Output type	Details	Date created	Date added	Peer reviewed?	Patient-facing?
Protocol article	protocol	03/09/2019	21/08/2020	Yes	No
Participant information sheet	Participant information sheet	11/11/2025	11/11/2025	No	Yes
Study website	Study website	11/11/2025	11/11/2025	No	Yes

Editorial Notes

11/01/2024: The following changes were made to the trial record:
1. The overall end date was changed from 28/02/2025 to 28/02/2030.
2. The study participating centres University of Szeged 1st Department of Medicine, Pándy Kálmán Hospital of Békés County were removed and Institute of Pancreatic Diseases, Semmelweis University was added.
21/08/2020: Publication reference added.
04/05/2020: Due to current public health guidance, recruitment for this study has been paused.
04/04/2019: The following changes have been made:
1. The study hypothesis has been changed.

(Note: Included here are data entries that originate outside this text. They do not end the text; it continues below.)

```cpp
int tcr_pack_tracks_meta_dev(tcr_ctx *ctx, const tcr_tracks *src, int32_t f32, const int32_t *idx, const int64_t *count,
                             int64_t cap, double *packed, int64_t row_stride, const int32_t *cand_idx, const int32_t *slot,
                             const int32_t *basin_idx, int64_t cand0, void *stream_)
{
    if (ctx && (!slot || !basin_idx)) return fail(ctx, "tcr_pack_tracks_meta_dev: NULL argument");
    if (f32) return pack_impl<float>(ctx, reinterpret_cast<const tcr_tracks_f32 *>(src), idx, count, cap, packed, row_stride, stream_,
                                     cand_idx, slot, basin_idx, cand0);
    return pack_impl<double>(ctx, src, idx, count, cap, packed, row_stride, stream_, cand_idx, slot, basin_idx, cand0);
}

extern "C++" {
namespace {
int seed_hist_impl(tcr_ctx *ctx, const tcr_seeds *cand, int64_t n, int64_t cand0, const RoundKey *key, const double *cutoff,
                   int64_t *out, void *stream_)
{
    if (!ctx) return -1;
    if (!cand || !cand->seed_flags || !cand->basin_idx || !cand->slot || !out) return fail(ctx, "tcr_seed_hist_dev: NULL argument");
    HIPCHK(ctx, hipSetDevice(ctx->device));
    hipStream_t st = stream_ ? (hipStream_t)stream_ : ctx->stream;
    SeedHistArgs a{};
    a.seed_flags = cand->seed_flags; a.basin_idx = cand->basin_idx; a.slot = cand->slot; a.n = n > 0 ? n : 0; a.cand0 = cand0;
    a.key = key; a.cutoff = cutoff; a.out = reinterpret_cast<unsigned long long *>(out);
    if (!ctx->d_hist_partial) {
        const size_t words = (size_t)kSeedHistBlocks * TCR_N_BASINS * 12 + 16;
        if (dev_alloc(ctx, &ctx->d_hist_partial, words)) return -1;
        HIPCHK(ctx, hipMemsetAsync(ctx->d_hist_partial, 0, sizeof(unsigned int) * words, st));
    }
    a.partial = ctx->d_hist_partial;
    const int64_t blocks = std::max<int64_t>(1, std::min<int64_t>(kSeedHistBlocks, (a.n + 1023) / 1024));
    hipLaunchKernelGGL(k_seed_hist, dim3((unsigned)blocks), dim3(256), 0, st, a);
    HIPCHK(ctx, hipGetLastError());
    return 0;
}

int enqueue_round(tcr_ctx *ctx, const tcr_round *r, uint64_t seed, int32_t year, int64_t cand0, const RoundKey *key, void *st)
{
    tcr_seeds cand = r->cand, storms = r->storms;
    cand.n = r->n_cand; storms.n = r->n_storms;
    STAGE(TCR_STAGE_START);
    if (seed_impl(ctx, seed, year, cand0, key, &cand, st)) return -1;
    STAGE(TCR_STAGE_SEED);
#ifdef TCR_EXPERIMENTS
    tcr_exp::dummy_launches((hipStream_t)st, reinterpret_cast<unsigned long long *>(ctx->d_cell));
#endif
    if (r->cell_deg > 0) {
        CellOrderArgs ca{};
        if (cell_order_args(ctx, &cand, r->cand_idx, r->n_storms, r->n_passed, r->cell_deg, (hipStream_t)st, ca)) return -1;
        const bool fused = ca.nbins > kCellLdsBins;
        if (fused) ctx->cell_counts_open = true;
        if (compact_impl(ctx, r->n_cand, cand.seed_flags, 2, r->n_storms, r->cand_idx, r->n_passed, st, fused ? &ca : nullptr)) return -1;
        STAGE(TCR_STAGE_SELECT);
        if (cell_order_launch(ctx, ca, fused, (hipStream_t)st)) return -1;
    } else {
        if (compact_impl(ctx, r->n_cand, cand.seed_flags, 2, r->n_storms, r->cand_idx, r->n_passed, st, nullptr)) return -1;
        STAGE(TCR_STAGE_SELECT);
    }
    STAGE(TCR_STAGE_ORDER);
    if (gather_impl(ctx, &cand, r->cand_idx, r->n_storms, r->n_passed, &storms, seed, year, cand0, key, st)) return -1;
    STAGE(TCR_STAGE_GATHER);
    tcr_storms in{};
    in.n = r->n_storms; in.lon0 = storms.lon0; in.lat0 = storms.lat0; in.v0 = storms.v0; in.m0 = storms.m0; in.h_bl = storms.h_bl;
    in.slot = storms.slot; in.phases = storms.phases; in.n_dev = r->exact_count ? r->n_passed : nullptr;
    if (r->f32) {
        if (ensure_f32(ctx, (hipStream_t)st)) return -1;
        if (integrate_impl<float>(ctx, &in, tracks_of<float>(reinterpret_cast<const tcr_tracks_f32 *>(&r->tracks)), st, r->stats, r->n_passed, r->n_expected)) return -1;
    } else if (integrate_impl<double>(ctx, &in, tracks_of<double>(&r->tracks), st, r->stats, r->n_passed, r->n_expected)) return -1;
    STAGE(TCR_STAGE_STATS);
    if (r->acc_idx) {
        if (!r->n_accepted) return fail(ctx, "tcr_round_dev: acc_idx without n_accepted");
        if (tcr_compact_dev(ctx, r->n_storms, r->tracks.flags, TCR_FLAG_ACCEPTED, r->n_storms, r->acc_idx, r->n_accepted, st)) return -1;
        if (r->packed && r->pack_cap > 0) {
            const bool meta = r->pack_stride >= 9 * (int64_t)ctx->prm.n_steps + 3;
            const int32_t *ci = meta ? r->cand_idx : nullptr, *sl = meta ? storms.slot : nullptr, *bi = meta ? storms.basin_idx : nullptr;
            if (r->f32 ? pack_impl<float>(ctx, reinterpret_cast<const tcr_tracks_f32 *>(&r->tracks), r->acc_idx, r->n_accepted, r->pack_cap,
                                          r->packed, r->pack_stride, st, ci, sl, bi, cand0, key)
                       : pack_impl<double>(ctx, &r->tracks, r->acc_idx, r->n_accepted, r->pack_cap, r->packed, r->pack_stride, st,
                                           ci, sl, bi, cand0, key)) return -1;
        }
    }
    if (r->seed_hist && seed_hist_impl(ctx, &cand, r->n_cand, cand0, key, nullptr, r->seed_hist, st)) return -1;
    STAGE(TCR_STAGE_PACK);
    return 0;
}

void drop_graphs(tcr_ctx *ctx)
{
    for (auto &g : ctx->graphs) { if (g.exec) (void)hipGraphExecDestroy(g.exec); if (g.graph) (void)hipGraphDestroy(g.graph); }
    ctx->graphs.clear();
}
}
}

int tcr_seed_hist_dev(tcr_ctx *ctx, const tcr_seeds *cand, int64_t cand0, const double *cutoff, int64_t *out, void *stream_)
{
    return seed_hist_impl(ctx, cand, cand ? cand->n : 0, cand0, nullptr, cutoff, out, stream_);
}

int tcr_round_dev(tcr_ctx *ctx, const tcr_round *r, uint64_t seed, int32_t year, int64_t cand0, int32_t use_graph, void *stream_)
{
    if (ready(ctx, true)) return -1;
    if (!r) return fail(ctx, "tcr_round_dev: NULL argument");
    if (r->n_cand <= 0 || r->n_storms <= 0) return fail(ctx, "tcr_round_dev: n_cand and n_storms must be positive");
    if (r->n_storms > r->n_cand) return fail(ctx, "tcr_round_dev: n_storms > n_cand");
    if (!r->cand_idx || !r->n_passed || !r->cand.seed_flags || !r->cand.lon0 || !r->storms.lon0 || !r->storms.phases ||
        !r->storms.basin_idx || !r->tracks.flags || !r->tracks.n_valid)
        return fail(ctx, "tcr_round_dev: NULL buffer");
    if (r->cell_deg != 0 && !(r->cell_deg >= 0.25 && r->cell_deg <= 90.0)) return fail(ctx, "tcr_round_dev: cell_deg must be 0 or in [0.25, 90]");
    HIPCHK(ctx, hipSetDevice(ctx->device));
    hipStream_t st = stream_ ? (hipStream_t)stream_ : ctx->stream;
    if (!use_graph || ctx->d_probe) return enqueue_round(ctx, r, seed, year, cand0, nullptr, st);

    std::vector<uint8_t> key(sizeof(tcr_round) + sizeof(uint64_t) + sizeof(void *));
    memcpy(key.data(), r, sizeof(tcr_round));
    {
        constexpr size_t pad0 = offsetof(tcr_round, tracks) + offsetof(tcr_tracks, tc_rows_only) + sizeof(int32_t);
        constexpr size_t pad1 = offsetof(tcr_round, tracks) + sizeof(tcr_tracks);
        static_assert(pad1 >= pad0 && sizeof(tcr_seeds) == 80 && sizeof(tcr_round) == 384, "tcr_round layout changed: revisit the key");
        memset(key.data() + pad0, 0, pad1 - pad0);
    }
    memcpy(key.data() + sizeof(tcr_round), &ctx->epoch, sizeof(uint64_t));
    memcpy(key.data() + sizeof(tcr_round) + sizeof(uint64_t), &st, sizeof(void *));
    tcr_ctx::RoundGraph *g = nullptr;
    for (auto &c : ctx->graphs) if (c.key == key) { g = &c; break; }
    if (!g) {
        if (!ctx->graphs.empty() && memcmp(ctx->graphs.front().key.data() + sizeof(tcr_round), &ctx->epoch, sizeof(uint64_t)) != 0)
            drop_graphs(ctx);
        if (ctx->graphs.size() >= 64) drop_graphs(ctx);
        if (enqueue_round(ctx, r, seed, year, cand0, nullptr, st)) return -1;
        memcpy(key.data() + sizeof(tcr_round), &ctx->epoch, sizeof(uint64_t));
        ctx->graphs.emplace_back();
        g = &ctx->graphs.back();
        g->key = key;
        if (hipStreamBeginCapture(st, hipStreamCaptureModeThreadLocal) != hipSuccess) { g->failed = true; (void)hipGetLastError(); return 0; }
        ctx->capturing = true;
        const int rc = enqueue_round(ctx, r, 0, 0, 0, ctx->d_round_key, st);
        ctx->capturing = false;
        hipGraph_t graph = nullptr;
        hipError_t e = hipStreamEndCapture(st, &graph);
        hipStreamCaptureStatus cs = hipStreamCaptureStatusNone;
        if (hipStreamIsCapturing(st, &cs) == hipSuccess && cs != hipStreamCaptureStatusNone) {
            hipGraph_t junk = nullptr;
            (void)hipStreamEndCapture(st, &junk);
            if (junk) (void)hipGraphDestroy(junk);
            e = hipErrorStreamCaptureInvalidated;
        }
        for (int k = 0; k < 4 && hipGetLastError() != hipSuccess; ++k) {}
        if (rc || e != hipSuccess || !graph) {
            if (graph) (void)hipGraphDestroy(graph);
            ctx->err.clear();
// ... 94 lines not shown
```

### tropical_cyclone_risk_amd/csrc/tcr_compact.hip

```cpp
#include "tcr_device.h"
#include "tcr_seed.hip"

namespace tcr {

constexpr int kScanThreads = 256;
constexpr int kScanItems = 8;
constexpr int kScanTile = kScanThreads * kScanItems;

struct CellOrderArgs {
    const double *lon0, *lat0;
    int32_t *idx_in;
    int32_t *idx_out;
    const int64_t *count;
    int64_t n;
    double inv_cell;
    int ncol, nbins;
    int32_t *key;
    int32_t *hist;
    int32_t *start;
    int32_t *tmp, *tmp_key;
    int32_t *long_cells;
};

constexpr int kCellLong = 96;
// ... 18 lines not shown
    __hip_atomic_store(p, v, __ATOMIC_RELEASE, __HIP_MEMORY_SCOPE_AGENT);
}

template <bool KEY>
__global__ __launch_bounds__(kScanThreads) void k_compact(int64_t n, const int32_t *__restrict__ flags, int32_t mask,
                                                          int64_t max_out, int32_t *__restrict__ idx, int64_t *__restrict__ total,
                                                          unsigned long long *__restrict__ state, int n_tiles, CellOrderArgs cell)
{
    __shared__ int s[kScanThreads];
    __shared__ int s_tile;
    __shared__ unsigned s_gen;
    __shared__ long long s_prefix[kScanThreads / 64];
    if (threadIdx.x == 0) {
        s_tile = (int)__hip_atomic_fetch_add(state, 1ull, __ATOMIC_RELAXED, __HIP_MEMORY_SCOPE_AGENT);
        s_gen = (unsigned)ld_agent(state + 1) + 1u;
    }
    __syncthreads();
    const int tile = s_tile;
    const unsigned gen = s_gen;
    const int64_t base = (int64_t)tile * kScanTile + (int64_t)threadIdx.x * kScanItems;
    int c = 0;
    bool sel[kScanItems];
#pragma unroll
    for (int k = 0; k < kScanItems; ++k) {
        const int64_t i = base + k;
        sel[k] = i < n && (flags[i] & mask);
        c += sel[k];
    }
    s[threadIdx.x] = c;
    __syncthreads();
    for (int off = 1; off < kScanThreads; off <<= 1) {
        const int t = threadIdx.x >= off ? s[threadIdx.x - off] : 0;
        __syncthreads();
        s[threadIdx.x] += t;
        __syncthreads();
    }
    const int tile_total = s[kScanThreads - 1];
    if (threadIdx.x == 0) st_agent(state + 2 + tile, ((unsigned long long)gen << 32) | (unsigned)tile_total);
    long long before = 0;
    for (int p = threadIdx.x; p < tile; p += kScanThreads) {
        unsigned long long w = ld_agent(state + 2 + p);
        while ((unsigned)(w >> 32) != gen) { __builtin_amdgcn_s_sleep(1); w = ld_agent(state + 2 + p); }
        before += (long long)(unsigned)w;
    }
    for (int off = 32; off > 0; off >>= 1) before += __shfl_down(before, off);
    if ((threadIdx.x & 63) == 0) s_prefix[threadIdx.x >> 6] = before;
    __syncthreads();
    long long prefix = 0;
#pragma unroll
    for (int w = 0; w < kScanThreads / 64; ++w) prefix += s_prefix[w];
    if (tile == n_tiles - 1 && threadIdx.x == 0) {
        *total = prefix + tile_total;
        st_agent(state, 0ull);
        st_agent(state + 1, (unsigned long long)gen);
    }
    int64_t rank = prefix + s[threadIdx.x] - c;
#pragma unroll
    for (int k = 0; k < kScanItems; ++k)
        if (sel[k]) {
            if (rank < max_out) {
                const int32_t c = (int32_t)(base + k);
                idx[rank] = c;
                if (KEY) {
                    cell.idx_in[rank] = c;
                    const int kk = cell_of(cell, cell.lon0[c], cell.lat0[c]);
                    cell.key[rank] = kk;
                    atomicAdd(cell.hist + kk, 1);
                }
            }
            ++rank;
        }
}
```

2. The intervention has been changed.
3. The primary outcome measures have been changed.
4. The secondary outcome measures have been changed.
5. The target number of participants has been changed from 766 to 577.
6. The recruitment end date has been changed from 31/01/2025 to 28/01/2025.
7. The plain English summary has been updated to reflect the change in follow-up time from 5 to 6 years.
03/12/2018: This a follow-up study of the GOULASH study (ISRCTN63827758).